Итак, когда в положенный срок вестовые сообщили о том, что корабль Харакса, борясь с встречными ветрами, движется от Хиоса на север, то чуть ли не весь город собрался на набережной посмотреть, как он будет становиться на якорь. Было ясное утро, веяло дыханием поздней осени, — по мнению скептиков, слишком поздней для плавания даже на Крит, не то что в дальние края. Но Харакс оказался баловнем судьбы. Когда загрохотали цепи и огромные, словно луки, якоря тяжело плюхнулись в воду и тяжелый усталый корабль намертво стал у причала, я даже позавидовала — если не сказать больше — удаче своего братца, который, вопреки всему, вышел из игры победителем.
Харакс спустился по сходням, важно потирая руки и самодовольно улыбаясь. Мне показалось — если это был не обман зрения, — что мой братец сделался еще жирнее, чем был, когда отправлялся в поход; картину дополняла пышная черная борода.
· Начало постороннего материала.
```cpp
int band_width(const GemmParams& p) {
    static const int band_env = tune_env("SYN3R_Z_BAND", 0);
    if (band_env > 0) return band_env;
// ... 155 lines not shown
    bool split = false;
    int rc = launch_splitk<MODE>(p, stream, &split);
    if (split || rc) return rc;
    int bm = g_dma_bm > 0 ? g_dma_bm : ((MODE != MODE_DENSE || tiles256(p) >= 256) ? 256 : 128);
    return bm == 128 ? launch_dma_bm<MODE, 128>(p, stream, gn_written) : launch_dma_bm<MODE, 256>(p, stream, gn_written);
}

int check_common(const GemmParams& p, const char* who) {
    SYN3R_REQUIRE(p.A && p.W && p.out, "%s: null operand", who);
    SYN3R_REQUIRE(SYN3R_DIM_OK(p.M) && SYN3R_DIM_OK(p.N) && SYN3R_DIM_OK(p.K), "%s: bad sizes M=%d N=%d K=%d", who, p.M, p.N, p.K);
    SYN3R_REQUIRE(p.K % BK == 0, "%s: K=%d must be a multiple of %d", who, p.K, BK);
    SYN3R_REQUIRE(p.ldc % 8 == 0 && p.ldc >= p.N, "%s: ldc=%lld must be >= N and a multiple of 8", who, p.ldc);
    SYN3R_REQUIRE(!p.residual || (p.ldr % 8 == 0 && p.ldr >= p.N), "%s: bad residual stride", who);
    SYN3R_REQUIRE(!p.aux || (p.ldaux % 8 == 0 && p.ldaux >= p.N), "%s: bad aux stride", who);
    SYN3R_REQUIRE(!p.rowvec || (p.rows_per_vec != 0 && p.ldrv >= p.N), "%s: bad rowvec arguments", who);
    SYN3R_REQUIRE(p.rv_group >= 0 && (p.rv_group == 0 || p.rows_per_vec < 0), "%s: rv_group_rows needs rows_per_vec < 0", who);
    SYN3R_REQUIRE(((uintptr_t)p.A | (uintptr_t)p.W | (uintptr_t)p.out | (uintptr_t)p.residual | (uintptr_t)p.aux) % 16 == 0,
                  "%s: operands must be 16-byte aligned", who);
    return SYN3R_OK;
}

int ffn_workspace_check(const char* who, const void* workspace, size_t workspace_bytes, size_t need) {
    if (!workspace || workspace_bytes < need) {
        set_error("%s: workspace %zu < %zu", who, workspace_bytes, need);
        return SYN3R_E_WORKSPACE;
    }
    SYN3R_REQUIRE((uintptr_t)workspace % 16 == 0, "%s: workspace must be 16-byte aligned", who);
    return SYN3R_OK;
}
int ffn_net2(const char* who, const void* hidden_tiled, int D, const void* w2, const void* b2, void* out, long long ldc, const void* residual,
             long long ldr, const void* aux, long long ldaux, float s_acc, float s_res, float s_aux, int M, int C_out, hipStream_t stream) {
    GemmParams q{};
    q.A = (const __half*)hidden_tiled; q.lda = D; q.a_tiled = 1; q.W = (const __half*)w2; q.out = (__half*)out; q.ldc = ldc;
    q.bias = (const __half*)b2; q.residual = (const __half*)residual; q.ldr = ldr; q.aux = (const __half*)aux; q.ldaux = ldaux;
    q.s_acc = s_acc; q.s_res = s_res; q.s_aux = s_aux; q.M = M; q.N = C_out; q.K = D;
    int rc = check_common(q, who);
    if (rc) return rc;
    return launch_dma<MODE_DENSE>(q, stream);
}

}

extern "C" int syn3r_gemm_set_splitk_workspace(void* workspace, size_t bytes) {
    SYN3R_REQUIRE((workspace == nullptr) == (bytes == 0), "gemm_set_splitk_workspace: pointer and size must both be given or both be zero");
    SYN3R_REQUIRE(((uintptr_t)workspace % 16) == 0, "gemm_set_splitk_workspace: the workspace must be 16-byte aligned");
    g_splitk_ws = workspace;
    g_splitk_bytes = bytes;
    return SYN3R_OK;
}

extern "C" size_t syn3r_gn_partials_bytes(int M, int N) {
    if (!SYN3R_DIM_OK(M) || !SYN3R_DIM_OK(N) || M % 32 != 0 || N % 80 != 0) return 0;
    return gn_partials_bytes(M, N);
}

extern "C" int syn3r_gemm_set_tile(int bm) {
    SYN3R_REQUIRE(bm == 0 || bm == -128 || bm == -256 || bm == -320 || bm == -322, "gemm_set_tile: bm must be 0, -128, -256, -320 or -322");
    g_dma_bm = (bm == -128 || bm == -256) ? -bm : bm;
    return SYN3R_OK;
}

extern "C" int syn3r_gemm_2src_supported(int M, int N, int K1, int K2, long long lda1, long long lda2) {
    if (M < 8 || N < 8 || M % 8 || N % 8 || K1 <= 0 || K2 <= 0 || K1 % BK || K2 % BK) return 0;
    if ((long long)M * lda1 >= (1ll << 31) || (long long)M * lda2 >= (1ll << 31) || (long long)N * (K1 + K2) >= (1ll << 31)) return 0;
    return 1;
}

constexpr int SKINNY_MAX_M = 16;
template <int MR>
__global__ void __launch_bounds__(256) k_gemm_skinny(GemmParams p) {
    const int lane = threadIdx.x & 63, wv = threadIdx.x >> 6;
    const int n0 = (blockIdx.x * 4 + wv) * 2;
    if (n0 >= p.N) return;
    const bool two = n0 + 1 < p.N;
    const __half* w0 = p.W + (long long)n0 * p.K;
    const __half* w1 = p.W + (long long)(two ? n0 + 1 : n0) * p.K;
    float acc0[MR], acc1[MR];
#pragma unroll
    for (int m = 0; m < MR; ++m) { acc0[m] = 0.f; acc1[m] = 0.f; }
    for (int k = lane * 8; k < p.K; k += 512) {
        const half8 a = *(const half8*)(w0 + k), b = *(const half8*)(w1 + k);
#pragma unroll
        for (int m = 0; m < MR; ++m) {
            if (m < p.M) {
                const half8 x = *(const half8*)(p.A + (long long)m * p.lda + k);
#pragma unroll
                for (int e = 0; e < 8; ++e) {
                    acc0[m] += (float)x[e] * (float)a[e];
                    acc1[m] += (float)x[e] * (float)b[e];
                }
            }
        }
    }
#pragma unroll
    for (int m = 0; m < MR; ++m) {
        if (m < p.M) {
            float s0 = wave_sum(acc0[m]), s1 = wave_sum(acc1[m]);
            if (lane == 0) {
                float b0 = p.bias ? __half2float(p.bias[n0]) : 0.f;
                p.out[(long long)m * p.ldc + n0] = __float2half((s0 + b0) * p.s_acc);
                if (two) {
                    float b1 = p.bias ? __half2float(p.bias[n0 + 1]) : 0.f;
                    p.out[(long long)m * p.ldc + n0 + 1] = __float2half((s1 + b1) * p.s_acc);
                }
            }
        }
// ... 329 lines not shown
```
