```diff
@@ -1241,13 +1244,24 @@
             if (rd.write) {
                 syn_prepare();
                 const MbSynDev y0 = make_syn();
+                u32 *const wmask = (u32 *)sr.cabac_tmp;
+                static_assert(offsetof(SwLdsRd, cabac_tmp) % 4 == 0 && CR_MASK_WORDS * 4 <= sizeof(sr.cabac_tmp), "the writer's masks fit the idle copy of the contexts");
+                if (cr_writer && !IS_SKIP_T(type)) {
+                    for (int q = 0; q < CR_MASK_WORDS / 2; q++) {
+                        const cp_u64 b = __ballot(cp_mask_lane(y0, q, lane));
+                        if (lane == 0) { wmask[2 * q] = (u32)b; wmask[2 * q + 1] = (u32)(b >> 32); }
+                    }
+                    if (lane < CR_CBF_N) sr.cbf[lane] = (u8)cr_cbf_lane(y0, lane);
+                }
+                if constexpr (cr_writer) WAVE_SYNC();
                 if (lane == 0) {
                     if (mb > 0) cd_encode_terminal(cab);
                     if (IS_SKIP_T(type)) cw_mb_skip(cab, sr.cabac, left_type, type_top, 1, a.slice_type);
                     else {
                         if (is_p || BS) cw_mb_skip(cab, sr.cabac, left_type, type_top, 0, a.slice_type);
                         MbSynDev y = y0;
-                        cw_macroblock(cab, sr.cabac, 0, y, s.fe, rd.i_frame + bz * rd.i_frame_stride);
+                        if constexpr (cr_writer) cr_macroblock<0>(cab, sr.cabac, y, s.fe, rd.i_frame + bz * rd.i_frame_stride, CrMaskWords<const u32 *>{wmask}, sr.cbf);
+                        else cw_macroblock(cab, sr.cabac, 0, y, s.fe, rd.i_frame + bz * rd.i_frame_stride);
                         sr.tmp_i[1] = y.qp;
                     }
                     const int pos = cd_pos(cab, payload0);
```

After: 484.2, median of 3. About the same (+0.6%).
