# ufukpage/TripleD-Exploring-Depth-Estimation-with-Self-Supervised-Representation-Learning

Hardware: AMD Instinct MI355X
Metric: train imgs/sec at KITTI 192x640 bs=12/GPU (higher is better)
Workload: dtype bf16 convs (MFMA) + f32 loss kernels

## Files before the change

include/tripled_hip.h:

```cpp
#ifndef TRIPLED_HIP_H
#define TRIPLED_HIP_H

#include <stddef.h>
#include <stdint.h>

#ifdef __cplusplus
extern "C" {
#endif

#define TD_ABI_VERSION 3
#define TD_MAX_SRC 4

#define TD_OK 0
#define TD_ERR_BAD_ARG (-1)
#define TD_ERR_UNSUPPORTED (-2)
#define TD_ERR_LAUNCH (-3)
#define TD_ERR_WORKSPACE (-4)

typedef void* td_stream_t;

int td_abi_version(void);
const char* td_error_string(int code);
const char* td_last_hip_error(void);

// ... 90 lines not shown
                     float* workspace, td_stream_t stream);
long long td_conv1x1_wgrad_workspace_floats(long long M, int K, int N);
int td_conv1x1_wgrad(const void* dy, const void* x, long long M, int K, int N, int Hi, int Wi, int stride, int dw_dtype, void* dw,
                     float* workspace, td_stream_t stream);
int td_conv1x1_wgrad_group(int n, const void* const* dy, const void* const* x, const long long* M, const int* K, const int* N,
                           const int* Hi, const int* Wi, const int* stride, const int* dw_dtype, void* const* dw,
                           float* const* workspace, td_stream_t stream);
int td_bn_fwd_from_partials(const void* x, const void* residual, int dtype, const float* gamma, const float* beta,
                            float* running_mean, float* running_var, float momentum, float eps, int relu, long long M,
                            int groups, int C, float* partials, int stat_rows, void* y, float* save_mean,
                            float* save_invstd, td_stream_t stream);

long long td_bias_act_workspace_floats(long long M, int C);
int td_bias_act_fwd(const void* y, const void* bias, int bias_dtype, int dtype, long long M, int C, int act, void* a, td_stream_t stream);
int td_bias_act_bwd(const void* g, const void* a, int dtype, long long M, int C, int act, void* gy, void* dbias, int dbias_dtype,
                    float* workspace, td_stream_t stream);

int td_adam_flat(float* w, const float* grad, float* exp_avg, float* exp_avg_sq, void* lowp, long long n, long long n_lowp,
                 const float* step, const float* lr_dev, float lr_host, double beta1, double beta2, float eps, const float* total_norm,
                 float max_norm, td_stream_t stream);

int td_gather_flat(const void* const* srcs, const long long* dst_offsets, const long long* numels, int n, int src_dtype, float* flat,
                   td_stream_t stream);

int td_bn_partial_rows(long long M, int groups, int C);
int td_bn_fwd_partials(const void* x, int dtype, long long M, int groups, int C, float* partials, td_stream_t stream);
int td_bn_bwd_partials(const void* dy, const void* x, const void* y, int dtype, const float* gamma, const float* beta,
                       const float* save_mean, const float* save_invstd, int relu, long long M, int groups, int C, float* partials,
                       td_stream_t stream);
int td_bn_bwd_from_partials(const void* dy, const void* x, const void* y, int dtype, const float* gamma, const float* beta,
                            const float* save_mean, const float* save_invstd, int relu, long long M, int groups, int C,
                            float* partials, int stat_rows, void* dx, void* dresidual, float* dgamma, float* dbeta,
                            td_stream_t stream);
int td_conv1x1_fwd_bnrelu(const void* z, const void* w, long long M, int groups, int K, int N, float* in_partials, int in_rows,
                          const float* gamma, const float* beta, float* running_mean, float* running_var, float momentum, float eps,
                          float* save_mean, float* save_invstd, void* a_side, void* y, float* stat_partials, td_stream_t stream);
int td_conv1x1_dgrad(const void* dy, const void* w, long long M, int groups, int Cout, int Cin, const void* residual, void* dx,
                     td_stream_t stream);
int td_conv1x1_fwd_sum(const void* x, const void* w, long long M, int K, int N, const void* run_in, void* y, void* run_out,
                       td_stream_t stream);
int td_conv1x1_dgrad_bnsums(const void* dy, const void* w, long long M, int groups, int Cout, int Cin, const void* z,
                            const float* gamma, const float* beta, const float* save_mean, const float* save_invstd, void* dx,
                            float* out_partials, td_stream_t stream);
int td_conv1x1_dgrad_bnbwd(const void* g, const void* z, const void* w, long long M, int groups, int Cout, int Cin, float* in_partials,
                           int in_rows, const float* gamma, const float* beta, const float* save_mean, const float* save_invstd,
                           float* dgamma, float* dbeta, void* dz_side, const void* residual, void* dx, td_stream_t stream);
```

Вдобавок этот откормленный на убой боров был совершенно белым, как будто всю жизнь прожил в подземелье, — по-видимому, солнечные лучи не оказывали на него совершенно никакого воздействия. Моя зависть, к которой примешивалась толика невольного восхищения, переросла теперь в осуждающее отвержение. Я не знаю ни одного человека, который бы так умел внушать к себе отвращение, как мой брат. Он поймал мой взгляд (я была в одной группе с Ларихом, Аттидой, Исменой, здесь же были мои двоюродные братья Агенор и Гермий), помахал мне ручкой, ухмыльнулся и пропал в толпе многочисленных портовых чиновников, предъявляя им некие документы, — очевидно, накладные на привезенный товар. Затем он с торжествующим видом направился к нам, обливаясь потом; его пузо выпячивалось сквозь складки новой холщовой рубашки, — видимо, такие были тогда в моде в Египте. От него разило странным густым приторным запахом духов. Харакс, даже когда ему улыбалась удача, любил показать всем оскал своих зубов. Его черные глубокие глаза перебегали с лица на лицо, когда он кивал нам в знак приветствия.